Use the code below to load the data. The dataset is the same one used in the lecture — you only need to load it once.
# Load packages
library(tidyverse)
## Warning: package 'tidyverse' was built under R version 4.4.3
## Warning: package 'ggplot2' was built under R version 4.4.3
## Warning: package 'tibble' was built under R version 4.4.3
## Warning: package 'tidyr' was built under R version 4.4.3
## Warning: package 'readr' was built under R version 4.4.3
## Warning: package 'purrr' was built under R version 4.4.3
## Warning: package 'dplyr' was built under R version 4.4.3
## Warning: package 'stringr' was built under R version 4.4.3
## Warning: package 'forcats' was built under R version 4.4.3
## Warning: package 'lubridate' was built under R version 4.4.3
## ── Attaching core tidyverse packages ──────────────────────── tidyverse 2.0.0 ──
## ✔ dplyr 1.1.4 ✔ readr 2.1.6
## ✔ forcats 1.0.1 ✔ stringr 1.6.0
## ✔ ggplot2 4.0.1 ✔ tibble 3.3.1
## ✔ lubridate 1.9.4 ✔ tidyr 1.3.2
## ✔ purrr 1.2.1
## ── Conflicts ────────────────────────────────────────── tidyverse_conflicts() ──
## ✖ dplyr::filter() masks stats::filter()

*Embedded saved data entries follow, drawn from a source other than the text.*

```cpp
int imf_image_branch(const imf_image_desc *net, const float *image, int B, int H, int W, void *workspace,
                     size_t workspace_bytes, float *feat_out, float *kt_packed, float *v_packed,
                     int tokens_padded, int32_t *flags, void *stream) {
  IMF_REQUIRE(net && image && workspace, "imf_image_branch: null pointer");
  IMF_REQUIRE(B >= 1 && B <= IMF_MAX_BATCH && H >= 8 && W >= 8, "imf_image_branch: B=%d H=%d W=%d", B, H, W);
  IMF_REQUIRE(((uintptr_t)workspace & 255) == 0, "imf_image_branch: workspace must be 256-byte aligned");
  IMF_REQUIRE(workspace_bytes >= imf_image_workspace_bytes(B, H, W), "imf_image_branch: workspace too small");
  IMF_REQUIRE(net->stem_w && net->stem_scale && net->stem_shift, "imf_image_branch: stem weights missing");
  for (int i = 0; i < 15; ++i)
    IMF_REQUIRE(net->conv[i].w_packed && net->conv[i].scale && net->conv[i].shift, "imf_image_branch: conv %d missing", i);
  const ImgShape s = shape_of(B, H, W);
  const int ntok = s.H8 * s.W8;
  const bool want_kv = kt_packed || v_packed;
  if (want_kv) {
    IMF_REQUIRE(kt_packed && v_packed && net->ln_g && net->ln_b && net->kv_w, "imf_image_branch: K/V outputs need ln / kv weights");
    IMF_REQUIRE(tokens_padded % 64 == 0 && tokens_padded >= ntok, "imf_image_branch: tokens_padded=%d for %d tokens",
                tokens_padded, ntok);
  }
  const Plan p = plan_of(s, workspace);
  hipStream_t st = (hipStream_t)stream;

  auto conv = [&](const imf_net_conv &c, const Table *t, int64_t n_rows, const float *in, const float *residual,
                  float *out) -> int {
    imf_conv_args a;
    memset(&a, 0, sizeof(a));
    a.in_a = in; a.c_a = c.cin; a.w_packed = c.w_packed; a.kvol = c.kvol; a.cout = c.cout;
    if (t) {
      IMF_REQUIRE(t->kvol == c.kvol, "imf_image_branch: kernel volume %d on a %d-tap table", c.kvol, t->kvol);
      a.tile_rows = t->tile_rows; a.nbr = t->nbr; a.tile_mask = t->tile_mask;
      a.n_slots = t->n_slots; a.n_out = t->n_out;
    } else {
      a.n_slots = imf_rulebook_slots(n_rows); a.n_out = n_rows;
    }
    a.scale = c.scale; a.shift = c.shift; a.residual = residual; a.relu = c.relu; a.out = out;
    a.variant = c.variant; a.split_k = 0;
    a.dyn_err = c.variant == 6 ? flags : nullptr;
    a.kernel_tag = IMF_TAG_LABEL;
    if (c.kvol == 9 && (c.variant == 6 || c.variant == 0 || c.variant == 3) && c.cout % 64 == 0) {
      a.kernel_tag |= IMF_TAG_WAVE8;
      a.split_k = 1;
    }
    a.workspace = p.splitk; a.workspace_bytes = p.splitk_bytes;
    return imf_spconv_fwd(&a, st);
  };

  {
    const int64_t total = s.n2 * kStemK;
    k_img_im2col7<<<(unsigned)div_up(total, 256), 256, 0, st>>>(image, B, H, W, s.H2, s.W2, p.im2col, net->variant == 6 ? flags : nullptr);
    IMF_CHECK_LAUNCH("k_img_im2col7");
    imf_net_conv c;
    memset(&c, 0, sizeof(c));
    c.w_packed = net->stem_w; c.kvol = 1; c.cin = kStemK; c.cout = kC1;
    c.scale = net->stem_scale; c.shift = net->stem_shift; c.relu = 1; c.variant = net->variant;
    int rc = conv(c, nullptr, s.n2, p.im2col, nullptr, p.stem);
    if (rc) return rc;
    const int64_t tot = s.n4 * (kC1 / 4);
    k_img_maxpool<<<(unsigned)div_up(tot, 256), 256, 0, st>>>(p.stem, B, s.H2, s.W2, s.H4, s.W4, kC1, p.b4[0]);
    IMF_CHECK_LAUNCH("k_img_maxpool");
  }
  int rc;
  int cur = 0;
  for (int blk = 0; blk < 3; ++blk) {
    const int mid = (cur + 1) % 3, nxt = (cur + 2) % 3;
    if ((rc = conv(net->conv[2 * blk], &p.t4, s.n4, p.b4[cur], nullptr, p.b4[mid]))) return rc;
    if ((rc = conv(net->conv[2 * blk + 1], &p.t4, s.n4, p.b4[mid], p.b4[cur], p.b4[nxt]))) return rc;
    cur = nxt;
  }
  if ((rc = conv(net->conv[6], &p.t48, s.n8, p.b4[cur], nullptr, p.b8[0]))) return rc;
  if ((rc = conv(net->conv[7], &p.td, s.n8, p.b4[cur], nullptr, p.b8[1]))) return rc;
  const bool last_is_out = feat_out != nullptr;
  if ((rc = conv(net->conv[8], &p.t8, s.n8, p.b8[0], p.b8[1], p.b8[2]))) return rc;
  int c8 = 2;
  for (int blk = 1; blk < 4; ++blk) {
    const int mid = (c8 + 1) % 4, nxt = (c8 + 2) % 4;
    float *dst = (blk == 3 && last_is_out) ? feat_out : p.b8[nxt];
    if ((rc = conv(net->conv[7 + 2 * blk], &p.t8, s.n8, p.b8[c8], nullptr, p.b8[mid]))) return rc;
    if ((rc = conv(net->conv[8 + 2 * blk], &p.t8, s.n8, p.b8[mid], p.b8[c8], dst))) return rc;
    c8 = nxt;
  }
  const float *feat = last_is_out ? feat_out : p.b8[c8];
  if (!want_kv) return IMF_OK;

  k_img_layernorm128<<<(unsigned)div_up(s.n8, 4), 256, 0, st>>>(feat, s.n8, net->ln_g, net->ln_b, p.ln, net->variant == 6 ? flags : nullptr);
  IMF_CHECK_LAUNCH("k_img_layernorm128");
  {
    imf_net_conv c;
    memset(&c, 0, sizeof(c));
    c.w_packed = net->kv_w; c.kvol = 1; c.cin = kC2; c.cout = kKV; c.variant = net->variant;
    if ((rc = conv(c, nullptr, s.n8, p.ln, nullptr, p.kv))) return rc;
  }
  const int64_t per2 = 2ll * 128 * tokens_padded;
  k_img_pack_kv<<<dim3((unsigned)div_up(per2, 256), (unsigned)B), 256, 0, st>>>(p.kv, ntok, tokens_padded, kt_packed,
                                                                              v_packed);
  IMF_CHECK_LAUNCH("k_img_pack_kv");
  return IMF_OK;
}

}
```

### imfnet_amd/csrc/image_shared.h

```cpp
#pragma once
#include "common.h"

namespace imf {
namespace {

struct ImgShape {
  int B, H, W;
  int H2, W2;
  int H4, W4;
  int H8, W8;
  int64_t n2, n4, n8;
};

ImgShape shape_of(int B, int H, int W) {
  ImgShape s;
  s.B = B; s.H = H; s.W = W;
  s.H2 = (H + 6 - 7) / 2 + 1; s.W2 = (W + 6 - 7) / 2 + 1;
  s.H4 = (s.H2 + 2 - 3) / 2 + 1; s.W4 = (s.W2 + 2 - 3) / 2 + 1;
  s.H8 = (s.H4 + 2 - 3) / 2 + 1; s.W8 = (s.W4 + 2 - 3) / 2 + 1;
  s.n2 = (int64_t)B * s.H2 * s.W2; s.n4 = (int64_t)B * s.H4 * s.W4; s.n8 = (int64_t)B * s.H8 * s.W8;
  return s;
}

constexpr int kStemK = 160;

struct Table {
  int32_t *tile_rows, *nbr;
  uint32_t *tile_mask;
  int64_t n_slots, n_out;
  int kvol;
};

size_t table_words(int64_t n_out, int kvol) {
  const int64_t n_slots = imf_rulebook_slots(n_out);
  return (size_t)n_slots * (1 + kvol) + (size_t)(n_slots / IMF_TILE_ROWS) * IMF_MASK_WORDS;
}

int32_t *place_table(Table &t, int32_t *p, int64_t n_out, int kvol) {
  t.n_out = n_out; t.kvol = kvol; t.n_slots = imf_rulebook_slots(n_out);
  t.tile_rows = p; p += t.n_slots;
  t.nbr = p; p += (size_t)kvol * t.n_slots;
  t.tile_mask = (uint32_t *)p; p += (size_t)(t.n_slots / IMF_TILE_ROWS) * IMF_MASK_WORDS;
  return p;
}
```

## ✖ dplyr::lag() masks stats::lag()
## ℹ Use the conflicted package (<http://conflicted.r-lib.org/>) to force all conflicts to become errors
library(haven)
## Warning: package 'haven' was built under R version 4.4.3
library(here)
## Warning: package 'here' was built under R version 4.4.3
## here() starts at C:/Users/sarah/OneDrive/Documents/EPI 553
library(knitr)
## Warning: package 'knitr' was built under R version 4.4.3
library(kableExtra)
## Warning: package 'kableExtra' was built under R version 4.4.3
##
## Attaching package: 'kableExtra'
##
## The following object is masked from 'package:dplyr':
##
## group_rows
library(broom)
## Warning: package 'broom' was built under R version 4.4.3
# Load raw BRFSS 2020 data
brfss_full <- read_xpt(
"/Users/sarah/OneDrive/Documents/EPI 553/data/LLCP2020.XPT"
) %>%
janitor::clean_names()
# Select variables of interest
brfss_lab <- brfss_full %>%
select(bmi5, age80, sex, physhlth, sleptim1)
# Recode variables
brfss_lab <- brfss_lab %>%
mutate(
bmi = bmi5 / 100,
age = age80,
sex = factor(ifelse(sex == 1, "Male", "Female")),
phys_days = ifelse(physhlth %in% 0:30, physhlth, NA_real_),
sleep_hrs = ifelse(sleptim1 %in% 1:24, sleptim1, NA_real_)
)
# Select recoded variables, apply filters, drop missing, take sample
set.seed(553)
brfss_lab <- brfss_lab %>%
select(bmi, age, sex, phys_days, sleep_hrs) %>%
filter(bmi > 14.5, bmi < 60, age >= 18, age <= 80) %>%
drop_na() %>%
slice_sample(n = 3000)
# Save analytic dataset
saveRDS(brfss_lab, here::here(
"data", "brfss_lab_2020.rds"
))
# (a) Create a summary table of phys_days and bmi
summary_table <- brfss_lab %>%
summarise(
n_phys = sum(!is.na(phys_days)),
mean_phys = mean(phys_days),
sd_phys = sd(phys_days),
median_phys = median(phys_days),
min_phys = min(phys_days),
max_phys = max(phys_days),
n_bmi = sum(!is.na(bmi)),
mean_bmi = mean(bmi),
sd_bmi = sd(bmi),
median_bmi = median(bmi),
min_bmi = min(bmi),
max_bmi= max(bmi)
)
print(summary_table)
## # A tibble: 1 × 12
## n_phys mean_phys sd_phys median_phys min_phys max_phys n_bmi mean_bmi sd_bmi
## <int> <dbl> <dbl> <dbl> <dbl> <dbl> <int> <dbl> <dbl>
## 1 3000 12.0 11.2 7 1 30 3000 29.5 6.87
## # ℹ 3 more variables: median_bmi <dbl>, min_bmi <dbl>, max_bmi <dbl>
# (b) Create a histogram of phys_days — describe the distribution
ggplot(brfss_lab, aes(x=phys_days)) +
geom_histogram(bins = 30, color = "white", fill = "steelblue") +
labs(
title = "Distribution of Poor Physical Health Days",
x = "Days of Poor Physical Health (past 30 days)",
y = "Count"
)
# (c) Create a scatter plot of phys_days (Y) vs bmi (X)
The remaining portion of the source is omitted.